WORK TO BE COMPLETED — Please set down the records exactly, keeping every line.

BEGIN DATASET EXCERPTS

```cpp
PYBIND11_MODULE(TORCH_EXTENSION_NAME, m) {
  m.def("fused_sgd", &fused_sgd, "fused flat SGD update (gfx950)");
  m.def("fused_adam", &fused_adam, "fused flat Adam/AdamW update (gfx950)");
  m.def("fused_adagrad", &fused_adagrad,
        "fused flat Adagrad update (gfx950)");
  m.def("fused_sgd_wire", &fused_sgd_wire,
        "fused flat SGD update, bf16 wire gradient (gfx950)");
  m.def("fused_adam_wire", &fused_adam_wire,
        "fused flat Adam/AdamW update, bf16 wire gradient (gfx950)");
  m.def("fused_adagrad_wire", &fused_adagrad_wire,
        "fused flat Adagrad update, bf16 wire gradient (gfx950)");
  m.def("fused_rmsprop", &fused_rmsprop,
        "fused flat RMSprop update (gfx950, centered/momentum variants)");
  m.def("scale_cast_bf16", &scale_cast_bf16, "scale+cast fp32->bf16");
  m.def("cast_back_f32", &cast_back_f32, "cast bf16->fp32");
  m.def("ef_compress", &ef_compress, "fused error-feedback bf16 compress");
  m.def("segment_coalesce", &segment_coalesce,
        "dedup-sum row-sparse gradient");
  m.def("scatter_add_rows", &scatter_add_rows, "rowwise scatter-add");
  m.def("gather_rows", &gather_rows, "rowwise gather");
  m.def("sparse_apply_rows", &sparse_apply_rows,
        "fused row-wise SGD/Adagrad/Adam update of unique rows (gfx950)");
  m.def("bn_fwd_train", &bn_fwd_train,
        "fused NHWC batchnorm fwd (+add+relu), returns y/save_mean/save_rstd");
  m.def("bn_bwd", &bn_bwd,
        "fused NHWC batchnorm bwd (+relu-mask+dres), returns "
        "dx/dweight/dbias[/dres]");
  m.def("bn_fwd_train_mask", &bn_fwd_train_mask,
        "bn_fwd_train with relu that also returns the bit-packed ReLU mask "
        "[M, C/8] uint8");
  m.def("bn_bwd_mask", &bn_bwd_mask,
        "bn_bwd that takes the packed mask of bn_fwd_train_mask in place of "
        "y");
  m.def("bn_fwd_train_pool", &bn_fwd_train_pool,
        "bn + relu + 3x3/stride 2/pad 1 max-pool: (x, weight, bias, "
        "running_mean, running_var, eps, momentum, ws) -> (pooled y, "
        "save_mean, save_rstd, argmax words)");
  m.def("bn_bwd_pool", &bn_bwd_pool,
        "backward of bn_fwd_train_pool: (x, dy_pooled, argmax, save_mean, "
        "save_rstd, weight, ws) -> (dx, dweight, dbias)");
  m.def("bn_fwd_train_add_bn", &bn_fwd_train_add_bn,
        "relu(bn(z) + bn_d(zd)): (z, zd, then weight, bias, running_mean, "
        "running_var, eps, momentum, ws of each BN) -> (y, mask, save_mean, "
        "save_rstd, save_mean_d, save_rstd_d)");
  m.attr("BN_RED_U") = BN_RED_U;
  m.attr("BN_FIN_U") = BN_FIN_U;
  m.def("psgd_mq", &psgd_mq, "PowerSGD P = M @ Q (MFMA f32 16x16x4)");
  m.def("psgd_mtp", &psgd_mtp, "PowerSGD Qn = M^T @ P (MFMA f32 16x16x4)");
  m.def("psgd_decompress_ef", &psgd_decompress_ef,
        "fused hat = P Q^T * scale; err = M - hat; flat = hat");
  m.def("psgd_add_err_pad", &psgd_add_err_pad,
        "padded M = flat + err (zero tail)");
  m.def("mfma_probe", &mfma_probe,
        "diagnostic: v_mfma_f32_16x16x32_bf16 A/B layout probe");
  m.def("ce_fwd", &ce_fwd,
        "fused online-softmax cross-entropy fwd -> loss_rows, m, l2s");
  m.def("ce_bwd", &ce_bwd, "fused cross-entropy bwd -> dlogits (bf16)");
  m.def("col_sum", &col_sum, "bf16 [N,H] column sum -> fp32 [H]");
  m.def("ln_fwd", &ln_fwd,
        "fused bf16 LayerNorm(+residual) forward -> y, u, mean, rstd");
  m.def("ln_bwd", &ln_bwd, "fused bf16 LayerNorm backward -> dx, dgamma, "
        "dbeta");
  m.def("attn_dropmask", &attn_dropmask,
        "materialize the hash dropout keep-mask (testing)");
  m.def("attn_fwd", &attn_fwd,
        "fused MFMA attention forward (bf16, D=64; optional additive key "
        "mask + hash dropout) — 4-wave LDS-tiled",
        py::arg("q"), py::arg("k"), py::arg("v"), py::arg("scale"),
        py::arg("mask") = py::none(), py::arg("p_drop") = 0.0,
        py::arg("seed") = 0);
  m.def("attn_bwd", &attn_bwd,
        "fused MFMA attention backward (GPU-validated) -> dq, dk, dv",
        py::arg("q"), py::arg("k"), py::arg("v"), py::arg("o"),
        py::arg("dout"), py::arg("scale"), py::arg("mask") = py::none(),
        py::arg("p_drop") = 0.0, py::arg("seed") = 0);
}
```

### autodist_amd/ops/fused_bn.py

```python
from typing import Optional

import torch

from autodist_amd.ops import api as ops_api


SPLIT_PATH = False


class _FusedBNFunction(torch.autograd.Function):
    @staticmethod
    def forward(ctx, x, weight, bias, running_mean, running_var,
                momentum, eps, relu, residual, ws=None):
        use_hip = x.is_cuda and ops_api.has_gpu_ops()
        ctx.ws_bwd = ws[1] if ws is not None else None
        if use_hip and relu:
            y, save_mean, save_rstd, sign = ops_api.ext().bn_fwd_train_mask(
                x, weight, bias, running_mean, running_var, residual,
                eps, momentum, relu, ws[0] if ws is not None else None)
        elif use_hip:
            y, save_mean, save_rstd = ops_api.ext().bn_fwd_train(
                x, weight, bias, running_mean, running_var, residual,
                eps, momentum, relu, ws[0] if ws is not None else None)
            sign = y
        else:
            xf = x.float()
            m = xf.numel() // xf.size(1)
            with torch.no_grad():
                if m > 1:
                    y, save_mean, save_rstd = torch.native_batch_norm(
                        xf, weight, bias, running_mean, running_var, True,
                        momentum, eps)
                else:
                    y, save_mean, save_rstd = torch.native_batch_norm(
                        xf, weight, bias, None, None, True, momentum, eps)
                    running_mean.mul_(1 - momentum).add_(save_mean,
                                                         alpha=momentum)
                    running_var.mul_(1 - momentum)
                if residual is not None:
                    y = y + residual.float()
                if relu:
                    y = torch.relu(y)
                y = y.to(x.dtype)
            sign = y
        ctx.save_for_backward(x, sign, save_mean, save_rstd, weight)
        ctx.relu = relu
        ctx.has_res = residual is not None
        return y

    @staticmethod
    def backward(ctx, dy):
        x, sign, save_mean, save_rstd, weight = ctx.saved_tensors
        relu, has_res = ctx.relu, ctx.has_res
        use_hip = x.is_cuda and ops_api.has_gpu_ops()
        if use_hip:
            bwd = ops_api.ext().bn_bwd_mask if relu else ops_api.ext().bn_bwd
            out = bwd(x, dy.contiguous(
                memory_format=torch.channels_last), sign, save_mean, save_rstd,
                weight, relu, has_res, ctx.ws_bwd)
            dx, dweight, dbias = out[0], out[1], out[2]
            dres = out[3] if has_res else None
        else:
            dyf = dy.float()
            if relu:
                dyf = dyf * (sign > 0).float()
            dres = dyf.to(dy.dtype) if has_res else None
            dxf, dweight, dbias = torch.ops.aten.native_batch_norm_backward(
                dyf, x.float(), weight, None, None, save_mean, save_rstd,
                True, 0.0, [True, True, True])
            dx = dxf.to(x.dtype)
        return (dx, dweight, dbias, None, None, None, None, None, dres, None)
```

END DATASET EXCERPTS

SOLUTION TO THIS TASK —
```cpp
PYBIND11_MODULE(TORCH_EXTENSION_NAME, m) {
  m.def("fused_sgd", &fused_sgd, "fused flat SGD update (gfx950)");
  m.def("fused_adam", &fused_adam, "fused flat Adam/AdamW update (gfx950)");
  m.def("fused_adagrad", &fused_adagrad,
        "fused flat Adagrad update (gfx950)");
  m.def("fused_sgd_wire", &fused_sgd_wire,
        "fused flat SGD update, bf16 wire gradient (gfx950)");
  m.def("fused_adam_wire", &fused_adam_wire,
        "fused flat Adam/AdamW update, bf16 wire gradient (gfx950)");
  m.def("fused_adagrad_wire", &fused_adagrad_wire,
        "fused flat Adagrad update, bf16 wire gradient (gfx950)");
  m.def("fused_rmsprop", &fused_rmsprop,
        "fused flat RMSprop update (gfx950, centered/momentum variants)");
  m.def("scale_cast_bf16", &scale_cast_bf16, "scale+cast fp32->bf16");
  m.def("cast_back_f32", &cast_back_f32, "cast bf16->fp32");
  m.def("ef_compress", &ef_compress, "fused error-feedback bf16 compress");
  m.def("segment_coalesce", &segment_coalesce,
        "dedup-sum row-sparse gradient");
  m.def("scatter_add_rows", &scatter_add_rows, "rowwise scatter-add");
  m.def("gather_rows", &gather_rows, "rowwise gather");
  m.def("sparse_apply_rows", &sparse_apply_rows,
        "fused row-wise SGD/Adagrad/Adam update of unique rows (gfx950)");
  m.def("bn_fwd_train", &bn_fwd_train,
        "fused NHWC batchnorm fwd (+add+relu), returns y/save_mean/save_rstd");
  m.def("bn_bwd", &bn_bwd,
        "fused NHWC batchnorm bwd (+relu-mask+dres), returns "
        "dx/dweight/dbias[/dres]");
  m.def("bn_fwd_train_mask", &bn_fwd_train_mask,
        "bn_fwd_train with relu that also returns the bit-packed ReLU mask "
        "[M, C/8] uint8");
  m.def("bn_bwd_mask", &bn_bwd_mask,
        "bn_bwd that takes the packed mask of bn_fwd_train_mask in place of "
        "y");
  m.def("bn_fwd_train_pool", &bn_fwd_train_pool,
        "bn + relu + 3x3/stride 2/pad 1 max-pool: (x, weight, bias, "
        "running_mean, running_var, eps, momentum, ws) -> (pooled y, "
        "save_mean, save_rstd, argmax words)");
  m.def("bn_bwd_pool", &bn_bwd_pool,
        "backward of bn_fwd_train_pool: (x, dy_pooled, argmax, save_mean, "
        "save_rstd, weight, ws) -> (dx, dweight, dbias)");
  m.def("bn_fwd_train_add_bn", &bn_fwd_train_add_bn,
        "relu(bn(z) + bn_d(zd)): (z, zd, then weight, bias, running_mean, "
        "running_var, eps, momentum, ws of each BN) -> (y, mask, save_mean, "
        "save_rstd, save_mean_d, save_rstd_d)");
  m.attr("BN_RED_U") = BN_RED_U;
  m.attr("BN_FIN_U") = BN_FIN_U;
  m.def("psgd_mq", &psgd_mq, "PowerSGD P = M @ Q (MFMA f32 16x16x4)");
  m.def("psgd_mtp", &psgd_mtp, "PowerSGD Qn = M^T @ P (MFMA f32 16x16x4)");
  m.def("psgd_decompress_ef", &psgd_decompress_ef,
        "fused hat = P Q^T * scale; err = M - hat; flat = hat");
  m.def("psgd_add_err_pad", &psgd_add_err_pad,
        "padded M = flat + err (zero tail)");
  m.def("mfma_probe", &mfma_probe,
        "diagnostic: v_mfma_f32_16x16x32_bf16 A/B layout probe");
  m.def("ce_fwd", &ce_fwd,
        "fused online-softmax cross-entropy fwd -> loss_rows, m, l2s");
  m.def("ce_bwd", &ce_bwd, "fused cross-entropy bwd -> dlogits (bf16)");
  m.def("col_sum", &col_sum, "bf16 [N,H] column sum -> fp32 [H]");
  m.def("ln_fwd", &ln_fwd,
        "fused bf16 LayerNorm(+residual) forward -> y, u, mean, rstd");
  m.def("ln_bwd", &ln_bwd, "fused bf16 LayerNorm backward -> dx, dgamma, "
        "dbeta");
  m.def("attn_dropmask", &attn_dropmask,
        "materialize the hash dropout keep-mask (testing)");
  m.def("attn_fwd", &attn_fwd,
        "fused MFMA attention forward (bf16, D=64; optional additive key "
        "mask + hash dropout) — 4-wave LDS-tiled",
        py::arg("q"), py::arg("k"), py::arg("v"), py::arg("scale"),
        py::arg("mask") = py::none(), py::arg("p_drop") = 0.0,
        py::arg("seed") = 0);
  m.def("attn_bwd", &attn_bwd,
        "fused MFMA attention backward (GPU-validated) -> dq, dk, dv",
        py::arg("q"), py::arg("k"), py::arg("v"), py::arg("o"),
        py::arg("dout"), py::arg("scale"), py::arg("mask") = py::none(),
        py::arg("p_drop") = 0.0, py::arg("seed") = 0);
}
```

### autodist_amd/ops/fused_bn.py

```python
from typing import Optional

import torch

from autodist_amd.ops import api as ops_api


SPLIT_PATH = False


class _FusedBNFunction(torch.autograd.Function):
    @staticmethod
    def forward(ctx, x, weight, bias, running_mean, running_var,
                momentum, eps, relu, residual, ws=None):
        use_hip = x.is_cuda and ops_api.has_gpu_ops()
        ctx.ws_bwd = ws[1] if ws is not None else None
        if use_hip and relu:
            y, save_mean, save_rstd, sign = ops_api.ext().bn_fwd_train_mask(
                x, weight, bias, running_mean, running_var, residual,
                eps, momentum, relu, ws[0] if ws is not None else None)
        elif use_hip:
            y, save_mean, save_rstd = ops_api.ext().bn_fwd_train(
                x, weight, bias, running_mean, running_var, residual,
                eps, momentum, relu, ws[0] if ws is not None else None)
            sign = y
        else:
            xf = x.float()
            m = xf.numel() // xf.size(1)
            with torch.no_grad():
                if m > 1:
                    y, save_mean, save_rstd = torch.native_batch_norm(
                        xf, weight, bias, running_mean, running_var, True,
                        momentum, eps)
                else:
                    y, save_mean, save_rstd = torch.native_batch_norm(
                        xf, weight, bias, None, None, True, momentum, eps)
                    running_mean.mul_(1 - momentum).add_(save_mean,
                                                         alpha=momentum)
                    running_var.mul_(1 - momentum)
                if residual is not None:
                    y = y + residual.float()
                if relu:
                    y = torch.relu(y)
                y = y.to(x.dtype)
            sign = y
        ctx.save_for_backward(x, sign, save_mean, save_rstd, weight)
        ctx.relu = relu
        ctx.has_res = residual is not None
        return y

    @staticmethod
    def backward(ctx, dy):
        x, sign, save_mean, save_rstd, weight = ctx.saved_tensors
        relu, has_res = ctx.relu, ctx.has_res
        use_hip = x.is_cuda and ops_api.has_gpu_ops()
        if use_hip:
            bwd = ops_api.ext().bn_bwd_mask if relu else ops_api.ext().bn_bwd
            out = bwd(x, dy.contiguous(
                memory_format=torch.channels_last), sign, save_mean, save_rstd,
                weight, relu, has_res, ctx.ws_bwd)
            dx, dweight, dbias = out[0], out[1], out[2]
            dres = out[3] if has_res else None
        else:
            dyf = dy.float()
            if relu:
                dyf = dyf * (sign > 0).float()
            dres = dyf.to(dy.dtype) if has_res else None
            dxf, dweight, dbias = torch.ops.aten.native_batch_norm_backward(
                dyf, x.float(), weight, None, None, save_mean, save_rstd,
                True, 0.0, [True, True, True])
            dx = dxf.to(x.dtype)
        return (dx, dweight, dbias, None, None, None, None, None, dres, None)
```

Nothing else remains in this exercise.